▶ **Records to process**:
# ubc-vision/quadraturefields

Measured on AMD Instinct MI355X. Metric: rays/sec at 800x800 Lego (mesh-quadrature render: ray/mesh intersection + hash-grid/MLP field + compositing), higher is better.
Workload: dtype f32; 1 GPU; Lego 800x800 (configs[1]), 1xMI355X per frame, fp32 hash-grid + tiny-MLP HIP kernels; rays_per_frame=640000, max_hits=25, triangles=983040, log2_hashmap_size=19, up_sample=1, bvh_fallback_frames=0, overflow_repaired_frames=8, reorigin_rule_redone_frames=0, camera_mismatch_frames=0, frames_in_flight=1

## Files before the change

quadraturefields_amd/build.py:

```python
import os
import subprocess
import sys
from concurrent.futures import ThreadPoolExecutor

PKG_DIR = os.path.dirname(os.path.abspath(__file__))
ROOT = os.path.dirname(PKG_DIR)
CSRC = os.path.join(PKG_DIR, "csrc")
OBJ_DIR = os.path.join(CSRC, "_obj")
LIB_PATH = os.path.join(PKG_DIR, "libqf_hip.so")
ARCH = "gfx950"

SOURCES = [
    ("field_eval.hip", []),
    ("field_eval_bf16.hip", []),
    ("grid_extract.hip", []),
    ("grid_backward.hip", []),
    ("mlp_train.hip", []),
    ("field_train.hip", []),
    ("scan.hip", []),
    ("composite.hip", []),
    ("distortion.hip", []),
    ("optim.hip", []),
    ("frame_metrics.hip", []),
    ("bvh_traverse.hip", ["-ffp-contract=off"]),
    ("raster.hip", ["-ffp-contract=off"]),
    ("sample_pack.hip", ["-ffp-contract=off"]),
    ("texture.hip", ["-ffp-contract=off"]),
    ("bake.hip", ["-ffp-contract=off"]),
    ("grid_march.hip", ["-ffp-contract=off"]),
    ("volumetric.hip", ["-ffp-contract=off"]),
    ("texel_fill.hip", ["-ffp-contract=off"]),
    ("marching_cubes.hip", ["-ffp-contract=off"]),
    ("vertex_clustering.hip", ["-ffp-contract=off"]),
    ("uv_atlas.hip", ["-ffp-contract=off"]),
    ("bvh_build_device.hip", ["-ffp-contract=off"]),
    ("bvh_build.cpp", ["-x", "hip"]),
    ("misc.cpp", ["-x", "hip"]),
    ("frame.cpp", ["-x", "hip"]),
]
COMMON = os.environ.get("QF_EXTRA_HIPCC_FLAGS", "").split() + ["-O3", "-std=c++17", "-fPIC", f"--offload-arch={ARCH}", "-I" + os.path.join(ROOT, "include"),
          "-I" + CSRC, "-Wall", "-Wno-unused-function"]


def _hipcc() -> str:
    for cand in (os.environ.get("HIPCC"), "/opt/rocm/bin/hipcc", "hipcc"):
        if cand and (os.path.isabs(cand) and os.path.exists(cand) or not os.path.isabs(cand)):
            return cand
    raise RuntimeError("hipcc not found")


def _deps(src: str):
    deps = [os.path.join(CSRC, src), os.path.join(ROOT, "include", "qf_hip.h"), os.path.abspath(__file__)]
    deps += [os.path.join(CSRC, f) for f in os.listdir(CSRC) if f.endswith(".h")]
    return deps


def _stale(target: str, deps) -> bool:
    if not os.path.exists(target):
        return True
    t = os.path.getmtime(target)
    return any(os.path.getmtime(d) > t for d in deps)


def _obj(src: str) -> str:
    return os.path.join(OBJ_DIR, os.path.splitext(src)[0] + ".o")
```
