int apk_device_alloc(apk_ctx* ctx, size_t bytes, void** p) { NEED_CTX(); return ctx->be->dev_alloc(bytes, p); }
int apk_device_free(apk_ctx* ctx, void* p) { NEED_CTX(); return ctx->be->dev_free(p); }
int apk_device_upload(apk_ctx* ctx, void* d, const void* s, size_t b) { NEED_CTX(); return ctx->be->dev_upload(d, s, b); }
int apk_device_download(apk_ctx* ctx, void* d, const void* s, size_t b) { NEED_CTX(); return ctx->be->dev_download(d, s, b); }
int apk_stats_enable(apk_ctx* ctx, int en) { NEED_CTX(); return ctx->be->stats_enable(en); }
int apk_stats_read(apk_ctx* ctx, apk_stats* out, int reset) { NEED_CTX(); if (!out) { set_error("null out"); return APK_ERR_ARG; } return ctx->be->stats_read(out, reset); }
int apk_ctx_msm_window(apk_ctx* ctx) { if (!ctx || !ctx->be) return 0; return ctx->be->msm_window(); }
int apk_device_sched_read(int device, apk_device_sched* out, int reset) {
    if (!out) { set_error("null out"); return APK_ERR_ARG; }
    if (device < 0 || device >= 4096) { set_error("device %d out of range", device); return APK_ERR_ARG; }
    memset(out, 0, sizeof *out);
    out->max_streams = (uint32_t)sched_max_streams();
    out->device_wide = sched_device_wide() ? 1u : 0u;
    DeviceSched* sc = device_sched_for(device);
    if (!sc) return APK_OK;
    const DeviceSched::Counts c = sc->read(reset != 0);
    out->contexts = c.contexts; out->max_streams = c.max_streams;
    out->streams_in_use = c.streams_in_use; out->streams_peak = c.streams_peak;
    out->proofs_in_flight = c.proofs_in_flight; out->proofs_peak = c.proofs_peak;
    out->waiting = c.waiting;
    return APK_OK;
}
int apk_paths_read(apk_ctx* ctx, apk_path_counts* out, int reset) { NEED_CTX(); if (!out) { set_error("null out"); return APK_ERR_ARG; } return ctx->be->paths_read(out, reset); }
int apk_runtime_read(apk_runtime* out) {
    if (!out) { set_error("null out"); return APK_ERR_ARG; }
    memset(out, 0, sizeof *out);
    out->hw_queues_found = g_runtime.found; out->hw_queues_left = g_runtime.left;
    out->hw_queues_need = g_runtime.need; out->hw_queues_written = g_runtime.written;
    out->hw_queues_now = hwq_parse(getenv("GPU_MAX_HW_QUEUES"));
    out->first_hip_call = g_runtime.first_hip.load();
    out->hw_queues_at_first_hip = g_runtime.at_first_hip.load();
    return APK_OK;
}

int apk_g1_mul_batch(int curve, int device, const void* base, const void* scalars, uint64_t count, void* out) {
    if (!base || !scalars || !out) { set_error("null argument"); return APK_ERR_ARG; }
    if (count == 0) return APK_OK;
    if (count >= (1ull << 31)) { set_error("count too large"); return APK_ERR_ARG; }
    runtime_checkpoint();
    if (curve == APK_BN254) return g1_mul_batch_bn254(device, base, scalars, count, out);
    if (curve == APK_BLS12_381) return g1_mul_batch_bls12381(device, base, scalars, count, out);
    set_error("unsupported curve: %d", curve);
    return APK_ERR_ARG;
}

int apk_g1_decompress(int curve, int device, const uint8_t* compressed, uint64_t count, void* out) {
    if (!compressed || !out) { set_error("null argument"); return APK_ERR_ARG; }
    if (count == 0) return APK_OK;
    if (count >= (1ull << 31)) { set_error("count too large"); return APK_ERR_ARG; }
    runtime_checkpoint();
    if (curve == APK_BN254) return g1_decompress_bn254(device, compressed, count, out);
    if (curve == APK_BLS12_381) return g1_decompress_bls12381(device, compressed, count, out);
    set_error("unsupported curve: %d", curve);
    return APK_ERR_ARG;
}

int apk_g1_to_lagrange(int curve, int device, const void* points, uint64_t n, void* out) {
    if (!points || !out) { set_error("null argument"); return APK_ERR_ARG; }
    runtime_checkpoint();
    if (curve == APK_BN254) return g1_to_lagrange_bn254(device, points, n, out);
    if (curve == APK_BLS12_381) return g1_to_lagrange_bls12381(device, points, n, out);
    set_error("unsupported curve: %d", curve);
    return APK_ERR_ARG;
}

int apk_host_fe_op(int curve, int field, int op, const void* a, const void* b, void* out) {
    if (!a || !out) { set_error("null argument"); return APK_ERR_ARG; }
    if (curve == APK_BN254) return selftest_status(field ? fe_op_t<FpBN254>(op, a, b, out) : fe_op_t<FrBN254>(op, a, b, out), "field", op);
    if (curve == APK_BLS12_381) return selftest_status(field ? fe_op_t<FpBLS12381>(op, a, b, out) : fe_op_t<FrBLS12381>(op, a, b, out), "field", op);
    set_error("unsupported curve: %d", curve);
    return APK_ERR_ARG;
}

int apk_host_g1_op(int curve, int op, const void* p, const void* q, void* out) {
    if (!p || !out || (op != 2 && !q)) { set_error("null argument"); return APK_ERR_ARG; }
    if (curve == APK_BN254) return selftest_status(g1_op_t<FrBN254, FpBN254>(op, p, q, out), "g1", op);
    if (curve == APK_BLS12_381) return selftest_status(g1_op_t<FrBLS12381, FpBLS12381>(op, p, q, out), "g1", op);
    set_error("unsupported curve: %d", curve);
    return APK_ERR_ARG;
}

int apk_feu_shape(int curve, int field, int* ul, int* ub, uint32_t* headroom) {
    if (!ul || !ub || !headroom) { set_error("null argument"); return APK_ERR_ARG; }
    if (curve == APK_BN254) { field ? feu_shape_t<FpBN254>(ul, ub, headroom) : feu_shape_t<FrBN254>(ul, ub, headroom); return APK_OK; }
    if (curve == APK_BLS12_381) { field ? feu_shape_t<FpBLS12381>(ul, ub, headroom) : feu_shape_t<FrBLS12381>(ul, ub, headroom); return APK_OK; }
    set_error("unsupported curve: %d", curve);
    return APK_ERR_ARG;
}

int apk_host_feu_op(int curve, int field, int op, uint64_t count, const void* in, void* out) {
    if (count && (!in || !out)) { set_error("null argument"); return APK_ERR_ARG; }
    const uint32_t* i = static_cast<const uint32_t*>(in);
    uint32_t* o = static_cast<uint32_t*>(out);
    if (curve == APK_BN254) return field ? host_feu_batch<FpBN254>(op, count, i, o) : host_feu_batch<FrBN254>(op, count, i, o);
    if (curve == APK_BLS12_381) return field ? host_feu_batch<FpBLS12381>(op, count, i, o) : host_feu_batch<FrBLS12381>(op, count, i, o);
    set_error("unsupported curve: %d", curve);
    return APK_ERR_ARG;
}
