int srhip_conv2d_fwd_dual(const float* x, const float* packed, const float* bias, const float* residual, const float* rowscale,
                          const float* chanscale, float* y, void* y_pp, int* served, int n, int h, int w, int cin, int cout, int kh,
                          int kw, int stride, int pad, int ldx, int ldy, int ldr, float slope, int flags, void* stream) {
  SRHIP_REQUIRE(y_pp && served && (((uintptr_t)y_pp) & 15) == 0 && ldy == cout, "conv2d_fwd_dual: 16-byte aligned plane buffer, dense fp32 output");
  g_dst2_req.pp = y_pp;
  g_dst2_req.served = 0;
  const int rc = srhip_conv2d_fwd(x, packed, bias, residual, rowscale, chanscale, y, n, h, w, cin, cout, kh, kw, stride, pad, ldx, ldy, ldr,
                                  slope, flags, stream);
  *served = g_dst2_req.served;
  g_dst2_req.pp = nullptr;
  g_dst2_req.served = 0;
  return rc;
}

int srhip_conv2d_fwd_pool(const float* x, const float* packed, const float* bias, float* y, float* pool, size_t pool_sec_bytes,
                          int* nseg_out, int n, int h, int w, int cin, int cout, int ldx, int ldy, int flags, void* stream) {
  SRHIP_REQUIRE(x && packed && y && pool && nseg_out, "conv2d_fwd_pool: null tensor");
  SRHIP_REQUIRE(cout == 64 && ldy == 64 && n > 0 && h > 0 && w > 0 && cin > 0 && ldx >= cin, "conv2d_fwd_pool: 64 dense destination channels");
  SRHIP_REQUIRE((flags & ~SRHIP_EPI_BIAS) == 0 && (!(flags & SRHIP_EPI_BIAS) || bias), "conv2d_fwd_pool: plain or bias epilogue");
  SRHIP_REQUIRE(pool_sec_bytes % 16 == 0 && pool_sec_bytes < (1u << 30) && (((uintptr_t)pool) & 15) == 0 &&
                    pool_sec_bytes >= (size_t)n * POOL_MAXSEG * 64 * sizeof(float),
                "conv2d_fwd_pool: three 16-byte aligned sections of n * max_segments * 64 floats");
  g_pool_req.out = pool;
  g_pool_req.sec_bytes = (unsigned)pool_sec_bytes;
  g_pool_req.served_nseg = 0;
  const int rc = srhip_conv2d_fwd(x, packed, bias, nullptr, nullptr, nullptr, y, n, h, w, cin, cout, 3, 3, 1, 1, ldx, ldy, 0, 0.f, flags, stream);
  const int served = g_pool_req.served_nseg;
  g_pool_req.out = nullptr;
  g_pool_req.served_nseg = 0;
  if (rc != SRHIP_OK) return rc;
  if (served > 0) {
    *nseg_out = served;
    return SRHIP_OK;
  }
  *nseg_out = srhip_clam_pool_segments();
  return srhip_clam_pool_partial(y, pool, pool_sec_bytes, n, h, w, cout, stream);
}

==

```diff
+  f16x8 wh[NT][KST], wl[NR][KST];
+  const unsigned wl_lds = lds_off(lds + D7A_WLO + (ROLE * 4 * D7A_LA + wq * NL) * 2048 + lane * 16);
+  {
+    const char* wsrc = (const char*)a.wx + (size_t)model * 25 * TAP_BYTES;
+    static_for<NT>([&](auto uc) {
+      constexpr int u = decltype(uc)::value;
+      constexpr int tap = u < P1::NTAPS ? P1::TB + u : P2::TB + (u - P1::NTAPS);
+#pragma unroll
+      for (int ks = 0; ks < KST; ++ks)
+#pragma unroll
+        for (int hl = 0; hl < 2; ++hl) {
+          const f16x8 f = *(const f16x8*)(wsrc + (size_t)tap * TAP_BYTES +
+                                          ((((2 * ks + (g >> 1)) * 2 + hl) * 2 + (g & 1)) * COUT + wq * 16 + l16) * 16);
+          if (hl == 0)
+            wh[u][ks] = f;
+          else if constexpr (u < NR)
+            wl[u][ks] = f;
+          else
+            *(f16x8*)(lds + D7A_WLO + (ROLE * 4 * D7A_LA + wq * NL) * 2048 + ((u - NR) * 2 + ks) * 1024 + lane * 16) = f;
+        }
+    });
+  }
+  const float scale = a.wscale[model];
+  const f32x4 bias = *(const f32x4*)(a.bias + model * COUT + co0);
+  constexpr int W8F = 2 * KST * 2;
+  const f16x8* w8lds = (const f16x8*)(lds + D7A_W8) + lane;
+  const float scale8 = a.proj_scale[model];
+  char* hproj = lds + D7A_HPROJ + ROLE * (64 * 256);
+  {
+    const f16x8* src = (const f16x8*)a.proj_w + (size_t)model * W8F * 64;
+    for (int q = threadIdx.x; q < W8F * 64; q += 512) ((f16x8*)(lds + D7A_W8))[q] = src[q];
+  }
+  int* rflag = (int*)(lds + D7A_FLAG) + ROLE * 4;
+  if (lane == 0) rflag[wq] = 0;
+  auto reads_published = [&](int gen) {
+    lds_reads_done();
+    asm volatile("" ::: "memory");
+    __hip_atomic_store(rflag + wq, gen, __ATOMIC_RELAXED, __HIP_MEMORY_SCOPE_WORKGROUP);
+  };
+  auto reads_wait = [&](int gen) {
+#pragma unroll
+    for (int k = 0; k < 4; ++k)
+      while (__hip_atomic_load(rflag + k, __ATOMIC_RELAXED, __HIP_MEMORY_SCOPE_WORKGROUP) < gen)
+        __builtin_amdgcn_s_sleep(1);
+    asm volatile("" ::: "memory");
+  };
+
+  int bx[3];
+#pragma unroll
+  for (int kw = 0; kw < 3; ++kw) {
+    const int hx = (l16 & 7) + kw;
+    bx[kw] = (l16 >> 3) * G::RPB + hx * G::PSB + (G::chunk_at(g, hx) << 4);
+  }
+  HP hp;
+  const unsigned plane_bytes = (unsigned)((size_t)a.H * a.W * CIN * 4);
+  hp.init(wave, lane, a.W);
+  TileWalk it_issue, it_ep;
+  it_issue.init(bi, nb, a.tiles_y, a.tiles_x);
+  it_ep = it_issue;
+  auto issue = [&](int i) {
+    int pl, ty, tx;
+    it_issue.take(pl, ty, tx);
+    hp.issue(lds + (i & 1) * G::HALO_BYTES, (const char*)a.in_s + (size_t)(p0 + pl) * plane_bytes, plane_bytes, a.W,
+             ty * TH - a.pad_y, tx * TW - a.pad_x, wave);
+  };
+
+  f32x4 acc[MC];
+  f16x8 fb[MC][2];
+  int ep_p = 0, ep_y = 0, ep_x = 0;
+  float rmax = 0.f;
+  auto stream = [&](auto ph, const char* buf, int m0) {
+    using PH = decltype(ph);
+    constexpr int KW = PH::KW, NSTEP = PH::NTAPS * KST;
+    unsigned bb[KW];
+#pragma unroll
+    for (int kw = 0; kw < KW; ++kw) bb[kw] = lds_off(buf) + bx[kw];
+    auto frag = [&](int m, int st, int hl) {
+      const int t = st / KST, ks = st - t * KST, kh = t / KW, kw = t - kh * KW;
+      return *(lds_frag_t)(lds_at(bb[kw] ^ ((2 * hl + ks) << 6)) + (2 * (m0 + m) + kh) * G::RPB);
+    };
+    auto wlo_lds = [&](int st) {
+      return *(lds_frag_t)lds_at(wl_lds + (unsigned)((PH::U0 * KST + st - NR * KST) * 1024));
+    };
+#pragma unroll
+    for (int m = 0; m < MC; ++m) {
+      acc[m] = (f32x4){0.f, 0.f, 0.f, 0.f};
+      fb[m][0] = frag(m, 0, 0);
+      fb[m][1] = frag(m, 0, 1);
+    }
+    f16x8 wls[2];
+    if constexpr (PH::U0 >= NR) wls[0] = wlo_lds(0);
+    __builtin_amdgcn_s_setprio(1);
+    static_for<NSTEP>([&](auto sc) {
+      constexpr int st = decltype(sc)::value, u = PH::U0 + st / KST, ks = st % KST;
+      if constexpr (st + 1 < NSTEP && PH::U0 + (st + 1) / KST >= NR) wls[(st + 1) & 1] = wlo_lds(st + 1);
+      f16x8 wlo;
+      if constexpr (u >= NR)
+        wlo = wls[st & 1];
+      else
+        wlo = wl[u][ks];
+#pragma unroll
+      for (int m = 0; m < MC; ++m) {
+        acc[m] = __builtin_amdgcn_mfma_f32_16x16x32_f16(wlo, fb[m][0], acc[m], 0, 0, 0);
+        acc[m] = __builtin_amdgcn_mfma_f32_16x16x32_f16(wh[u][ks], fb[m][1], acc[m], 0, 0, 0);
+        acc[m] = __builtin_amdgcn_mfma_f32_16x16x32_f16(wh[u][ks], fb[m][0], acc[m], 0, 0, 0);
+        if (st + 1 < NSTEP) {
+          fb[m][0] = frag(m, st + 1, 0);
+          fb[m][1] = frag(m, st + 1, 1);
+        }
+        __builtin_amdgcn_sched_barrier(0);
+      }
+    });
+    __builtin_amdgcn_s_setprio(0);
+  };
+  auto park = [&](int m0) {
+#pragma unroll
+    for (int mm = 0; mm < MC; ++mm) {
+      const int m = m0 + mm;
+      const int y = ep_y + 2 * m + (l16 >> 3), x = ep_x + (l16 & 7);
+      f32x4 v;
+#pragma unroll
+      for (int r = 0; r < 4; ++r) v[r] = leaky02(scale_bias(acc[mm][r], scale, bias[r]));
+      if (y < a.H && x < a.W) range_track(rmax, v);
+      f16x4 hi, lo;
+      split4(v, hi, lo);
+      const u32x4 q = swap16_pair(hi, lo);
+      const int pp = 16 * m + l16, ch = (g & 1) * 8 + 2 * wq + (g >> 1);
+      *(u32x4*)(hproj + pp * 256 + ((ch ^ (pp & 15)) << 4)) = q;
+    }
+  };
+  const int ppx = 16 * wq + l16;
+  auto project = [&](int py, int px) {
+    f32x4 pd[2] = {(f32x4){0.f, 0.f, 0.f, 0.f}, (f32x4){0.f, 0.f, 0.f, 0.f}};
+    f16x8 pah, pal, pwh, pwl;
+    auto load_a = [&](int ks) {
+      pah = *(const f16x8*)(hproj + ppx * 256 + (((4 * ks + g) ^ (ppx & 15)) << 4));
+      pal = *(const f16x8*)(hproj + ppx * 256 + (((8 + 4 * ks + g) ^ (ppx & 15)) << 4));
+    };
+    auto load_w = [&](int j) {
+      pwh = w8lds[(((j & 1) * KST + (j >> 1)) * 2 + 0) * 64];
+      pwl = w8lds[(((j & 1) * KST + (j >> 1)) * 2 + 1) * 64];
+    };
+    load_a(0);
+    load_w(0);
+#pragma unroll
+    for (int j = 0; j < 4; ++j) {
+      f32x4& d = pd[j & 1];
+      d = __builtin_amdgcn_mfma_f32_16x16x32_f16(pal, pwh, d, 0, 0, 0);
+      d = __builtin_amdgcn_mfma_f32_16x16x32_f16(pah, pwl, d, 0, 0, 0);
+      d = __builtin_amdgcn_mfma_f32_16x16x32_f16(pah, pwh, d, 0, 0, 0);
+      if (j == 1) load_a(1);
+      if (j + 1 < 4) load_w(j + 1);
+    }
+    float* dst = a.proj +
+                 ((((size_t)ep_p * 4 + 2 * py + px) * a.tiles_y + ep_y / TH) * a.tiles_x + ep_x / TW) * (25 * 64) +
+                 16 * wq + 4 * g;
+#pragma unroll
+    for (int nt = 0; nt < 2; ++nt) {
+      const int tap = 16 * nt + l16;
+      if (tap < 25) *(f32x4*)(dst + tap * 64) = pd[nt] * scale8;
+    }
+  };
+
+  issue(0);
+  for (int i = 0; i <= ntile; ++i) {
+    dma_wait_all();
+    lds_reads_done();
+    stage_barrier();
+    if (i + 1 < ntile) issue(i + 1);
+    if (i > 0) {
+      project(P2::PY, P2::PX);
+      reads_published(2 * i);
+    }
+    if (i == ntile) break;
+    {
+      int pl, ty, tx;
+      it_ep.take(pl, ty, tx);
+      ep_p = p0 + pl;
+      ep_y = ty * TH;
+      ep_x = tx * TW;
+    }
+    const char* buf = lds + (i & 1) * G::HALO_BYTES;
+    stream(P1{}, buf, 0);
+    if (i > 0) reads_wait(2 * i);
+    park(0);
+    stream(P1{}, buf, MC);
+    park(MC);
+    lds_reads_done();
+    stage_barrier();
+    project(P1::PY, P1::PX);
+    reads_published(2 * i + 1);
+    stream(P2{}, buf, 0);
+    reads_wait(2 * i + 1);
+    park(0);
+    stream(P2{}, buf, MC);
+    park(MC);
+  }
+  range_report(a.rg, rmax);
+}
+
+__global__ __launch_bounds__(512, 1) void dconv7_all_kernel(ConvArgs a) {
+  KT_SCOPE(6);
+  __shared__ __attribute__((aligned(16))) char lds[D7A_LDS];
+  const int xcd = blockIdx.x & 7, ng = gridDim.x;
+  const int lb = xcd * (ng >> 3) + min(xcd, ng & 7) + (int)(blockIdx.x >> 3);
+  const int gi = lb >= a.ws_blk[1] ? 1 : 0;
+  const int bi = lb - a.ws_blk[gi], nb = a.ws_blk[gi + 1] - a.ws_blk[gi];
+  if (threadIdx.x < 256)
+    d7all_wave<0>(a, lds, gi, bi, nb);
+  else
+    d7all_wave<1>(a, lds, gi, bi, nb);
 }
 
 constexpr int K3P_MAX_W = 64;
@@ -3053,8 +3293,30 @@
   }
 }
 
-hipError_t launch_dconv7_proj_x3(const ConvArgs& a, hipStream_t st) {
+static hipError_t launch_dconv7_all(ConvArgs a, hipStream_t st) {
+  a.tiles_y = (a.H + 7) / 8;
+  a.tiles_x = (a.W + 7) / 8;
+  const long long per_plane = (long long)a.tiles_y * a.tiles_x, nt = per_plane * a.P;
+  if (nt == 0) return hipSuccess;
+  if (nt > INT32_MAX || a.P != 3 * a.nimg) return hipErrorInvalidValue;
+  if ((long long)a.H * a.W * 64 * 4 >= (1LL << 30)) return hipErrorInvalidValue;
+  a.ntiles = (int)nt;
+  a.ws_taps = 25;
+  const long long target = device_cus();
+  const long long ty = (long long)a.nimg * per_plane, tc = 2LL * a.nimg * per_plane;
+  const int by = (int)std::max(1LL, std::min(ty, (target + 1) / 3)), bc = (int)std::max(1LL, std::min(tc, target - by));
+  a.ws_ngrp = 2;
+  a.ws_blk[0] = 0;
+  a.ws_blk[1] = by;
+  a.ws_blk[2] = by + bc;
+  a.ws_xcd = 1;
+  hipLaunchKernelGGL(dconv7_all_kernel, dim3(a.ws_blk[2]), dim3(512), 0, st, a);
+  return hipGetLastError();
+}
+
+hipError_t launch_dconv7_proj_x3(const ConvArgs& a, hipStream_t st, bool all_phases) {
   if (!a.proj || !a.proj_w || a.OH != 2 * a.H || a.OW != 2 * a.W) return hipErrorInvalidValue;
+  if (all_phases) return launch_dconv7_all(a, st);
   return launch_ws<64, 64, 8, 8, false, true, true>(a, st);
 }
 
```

▶ **Problem to work on**: From the entries above, copy every line where the word "project" shows up.

▶ **Result of this exercise**:
+  auto project = [&](int py, int px) {
+      project(P2::PY, P2::PX);
+    project(P1::PY, P1::PX);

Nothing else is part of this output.